WHAT THE TASK ASKS.
Return every line from the records below in which the word "void" is found.

(Stored items)
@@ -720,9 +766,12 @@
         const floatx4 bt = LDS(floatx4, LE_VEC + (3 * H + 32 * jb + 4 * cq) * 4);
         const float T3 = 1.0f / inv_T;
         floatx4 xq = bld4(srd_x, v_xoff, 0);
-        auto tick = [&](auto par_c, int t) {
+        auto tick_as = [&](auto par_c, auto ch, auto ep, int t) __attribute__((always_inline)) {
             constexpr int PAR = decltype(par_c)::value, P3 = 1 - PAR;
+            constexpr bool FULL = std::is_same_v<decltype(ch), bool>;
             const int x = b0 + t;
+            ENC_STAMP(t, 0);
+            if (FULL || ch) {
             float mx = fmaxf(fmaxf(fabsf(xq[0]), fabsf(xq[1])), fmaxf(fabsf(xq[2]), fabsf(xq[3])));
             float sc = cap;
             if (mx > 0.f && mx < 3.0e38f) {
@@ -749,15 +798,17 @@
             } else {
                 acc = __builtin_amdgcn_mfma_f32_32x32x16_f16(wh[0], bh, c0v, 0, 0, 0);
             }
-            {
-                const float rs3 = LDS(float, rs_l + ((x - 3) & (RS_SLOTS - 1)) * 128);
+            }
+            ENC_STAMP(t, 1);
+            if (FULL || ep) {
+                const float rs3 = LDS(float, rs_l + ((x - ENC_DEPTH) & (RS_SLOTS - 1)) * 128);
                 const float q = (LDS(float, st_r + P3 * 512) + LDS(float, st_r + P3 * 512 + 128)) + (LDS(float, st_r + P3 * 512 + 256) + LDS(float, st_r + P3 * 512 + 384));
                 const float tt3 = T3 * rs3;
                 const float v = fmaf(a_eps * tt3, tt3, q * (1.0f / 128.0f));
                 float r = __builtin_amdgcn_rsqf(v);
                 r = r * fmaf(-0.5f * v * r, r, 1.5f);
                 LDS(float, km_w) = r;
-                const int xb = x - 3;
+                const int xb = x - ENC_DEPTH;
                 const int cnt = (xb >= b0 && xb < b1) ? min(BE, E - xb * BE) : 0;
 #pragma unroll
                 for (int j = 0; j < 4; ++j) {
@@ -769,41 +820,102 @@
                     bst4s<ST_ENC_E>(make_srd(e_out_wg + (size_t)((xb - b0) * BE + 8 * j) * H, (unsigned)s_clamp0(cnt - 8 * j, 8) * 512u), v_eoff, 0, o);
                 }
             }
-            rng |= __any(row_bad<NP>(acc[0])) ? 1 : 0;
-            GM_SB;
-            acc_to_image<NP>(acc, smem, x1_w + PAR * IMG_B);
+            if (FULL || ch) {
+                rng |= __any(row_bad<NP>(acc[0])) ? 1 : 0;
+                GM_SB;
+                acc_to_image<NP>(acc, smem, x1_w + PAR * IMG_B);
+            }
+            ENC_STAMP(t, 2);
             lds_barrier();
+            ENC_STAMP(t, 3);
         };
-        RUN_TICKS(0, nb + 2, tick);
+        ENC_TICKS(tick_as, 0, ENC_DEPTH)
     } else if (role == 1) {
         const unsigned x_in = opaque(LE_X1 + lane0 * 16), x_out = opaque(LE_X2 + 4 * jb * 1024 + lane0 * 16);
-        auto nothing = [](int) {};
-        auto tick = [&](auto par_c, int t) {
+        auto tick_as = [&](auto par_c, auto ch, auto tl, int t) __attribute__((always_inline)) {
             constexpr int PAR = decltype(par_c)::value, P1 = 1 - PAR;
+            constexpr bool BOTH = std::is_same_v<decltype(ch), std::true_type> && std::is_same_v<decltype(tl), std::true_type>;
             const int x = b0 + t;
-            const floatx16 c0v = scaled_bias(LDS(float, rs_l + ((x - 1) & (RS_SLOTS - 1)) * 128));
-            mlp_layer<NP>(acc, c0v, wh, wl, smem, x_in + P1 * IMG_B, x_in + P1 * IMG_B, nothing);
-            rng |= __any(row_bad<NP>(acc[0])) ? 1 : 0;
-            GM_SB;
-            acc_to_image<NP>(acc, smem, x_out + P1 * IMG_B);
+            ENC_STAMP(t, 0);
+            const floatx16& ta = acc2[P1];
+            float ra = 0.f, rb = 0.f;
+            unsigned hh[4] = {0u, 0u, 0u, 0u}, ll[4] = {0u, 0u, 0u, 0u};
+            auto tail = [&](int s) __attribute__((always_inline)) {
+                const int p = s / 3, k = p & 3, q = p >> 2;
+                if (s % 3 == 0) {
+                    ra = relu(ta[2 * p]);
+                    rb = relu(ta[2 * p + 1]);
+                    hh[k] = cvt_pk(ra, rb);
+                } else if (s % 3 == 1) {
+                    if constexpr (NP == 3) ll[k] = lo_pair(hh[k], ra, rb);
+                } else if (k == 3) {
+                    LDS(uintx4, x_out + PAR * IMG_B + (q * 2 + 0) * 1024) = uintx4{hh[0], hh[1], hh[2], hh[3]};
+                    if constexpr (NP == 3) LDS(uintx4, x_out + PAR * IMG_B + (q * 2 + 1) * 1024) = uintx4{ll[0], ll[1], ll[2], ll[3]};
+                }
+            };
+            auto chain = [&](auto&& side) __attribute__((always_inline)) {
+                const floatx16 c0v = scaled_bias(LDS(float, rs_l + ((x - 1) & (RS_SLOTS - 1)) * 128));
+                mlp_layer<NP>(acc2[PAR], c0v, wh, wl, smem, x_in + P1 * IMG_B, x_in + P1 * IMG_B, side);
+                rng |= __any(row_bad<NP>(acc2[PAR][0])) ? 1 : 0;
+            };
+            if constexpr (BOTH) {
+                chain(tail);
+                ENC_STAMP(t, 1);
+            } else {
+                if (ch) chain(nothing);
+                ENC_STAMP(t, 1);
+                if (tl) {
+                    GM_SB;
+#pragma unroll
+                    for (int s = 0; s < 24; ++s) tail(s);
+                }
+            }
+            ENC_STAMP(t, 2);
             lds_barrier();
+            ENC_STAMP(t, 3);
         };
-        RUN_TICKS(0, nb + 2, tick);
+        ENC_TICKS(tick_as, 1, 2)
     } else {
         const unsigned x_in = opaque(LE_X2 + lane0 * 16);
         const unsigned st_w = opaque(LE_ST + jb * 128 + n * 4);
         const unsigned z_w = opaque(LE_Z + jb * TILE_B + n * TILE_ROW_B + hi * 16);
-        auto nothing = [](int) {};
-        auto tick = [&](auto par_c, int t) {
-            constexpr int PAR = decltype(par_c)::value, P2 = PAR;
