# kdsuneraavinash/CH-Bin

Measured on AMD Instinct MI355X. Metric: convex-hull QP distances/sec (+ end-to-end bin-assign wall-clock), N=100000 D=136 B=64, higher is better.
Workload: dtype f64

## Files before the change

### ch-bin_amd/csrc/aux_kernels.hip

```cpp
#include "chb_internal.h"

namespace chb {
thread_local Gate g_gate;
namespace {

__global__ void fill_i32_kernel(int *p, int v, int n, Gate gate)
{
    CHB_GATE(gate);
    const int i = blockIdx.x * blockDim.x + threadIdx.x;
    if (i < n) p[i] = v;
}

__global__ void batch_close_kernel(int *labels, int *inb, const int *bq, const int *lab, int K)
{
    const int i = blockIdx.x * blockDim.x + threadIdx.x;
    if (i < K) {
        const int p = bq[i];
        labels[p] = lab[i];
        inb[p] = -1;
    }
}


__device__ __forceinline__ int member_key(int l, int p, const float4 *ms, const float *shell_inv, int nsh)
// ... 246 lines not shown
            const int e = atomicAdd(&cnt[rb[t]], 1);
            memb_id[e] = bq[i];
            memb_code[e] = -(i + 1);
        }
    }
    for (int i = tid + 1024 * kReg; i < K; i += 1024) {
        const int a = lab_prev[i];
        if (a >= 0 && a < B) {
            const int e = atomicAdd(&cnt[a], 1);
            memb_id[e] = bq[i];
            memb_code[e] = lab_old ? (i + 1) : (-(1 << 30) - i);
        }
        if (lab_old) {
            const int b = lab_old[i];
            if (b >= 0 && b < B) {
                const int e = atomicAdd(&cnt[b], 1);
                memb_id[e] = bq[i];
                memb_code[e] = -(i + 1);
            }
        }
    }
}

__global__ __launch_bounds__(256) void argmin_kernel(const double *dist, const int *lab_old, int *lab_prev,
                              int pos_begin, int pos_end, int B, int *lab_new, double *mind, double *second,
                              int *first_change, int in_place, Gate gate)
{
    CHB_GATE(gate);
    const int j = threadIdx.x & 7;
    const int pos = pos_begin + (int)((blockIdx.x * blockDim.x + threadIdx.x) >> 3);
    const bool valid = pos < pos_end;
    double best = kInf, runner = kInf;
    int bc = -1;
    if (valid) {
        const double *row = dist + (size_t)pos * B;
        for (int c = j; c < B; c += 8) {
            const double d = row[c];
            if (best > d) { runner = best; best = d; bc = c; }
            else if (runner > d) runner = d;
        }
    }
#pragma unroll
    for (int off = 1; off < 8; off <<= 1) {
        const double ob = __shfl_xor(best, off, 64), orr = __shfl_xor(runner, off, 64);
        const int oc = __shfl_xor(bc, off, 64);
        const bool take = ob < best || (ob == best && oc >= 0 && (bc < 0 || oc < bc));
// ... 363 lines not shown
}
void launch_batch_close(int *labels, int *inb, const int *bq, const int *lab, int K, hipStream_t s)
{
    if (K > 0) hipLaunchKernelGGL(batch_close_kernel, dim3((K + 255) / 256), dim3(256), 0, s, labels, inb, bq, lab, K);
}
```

EXERCISE OUTPUT.
__global__ void fill_i32_kernel(int *p, int v, int n, Gate gate)
__global__ void batch_close_kernel(int *labels, int *inb, const int *bq, const int *lab, int K)
__global__ __launch_bounds__(256) void argmin_kernel(const double *dist, const int *lab_old, int *lab_prev,
void launch_batch_close(int *labels, int *inb, const int *bq, const int *lab, int K, hipStream_t s)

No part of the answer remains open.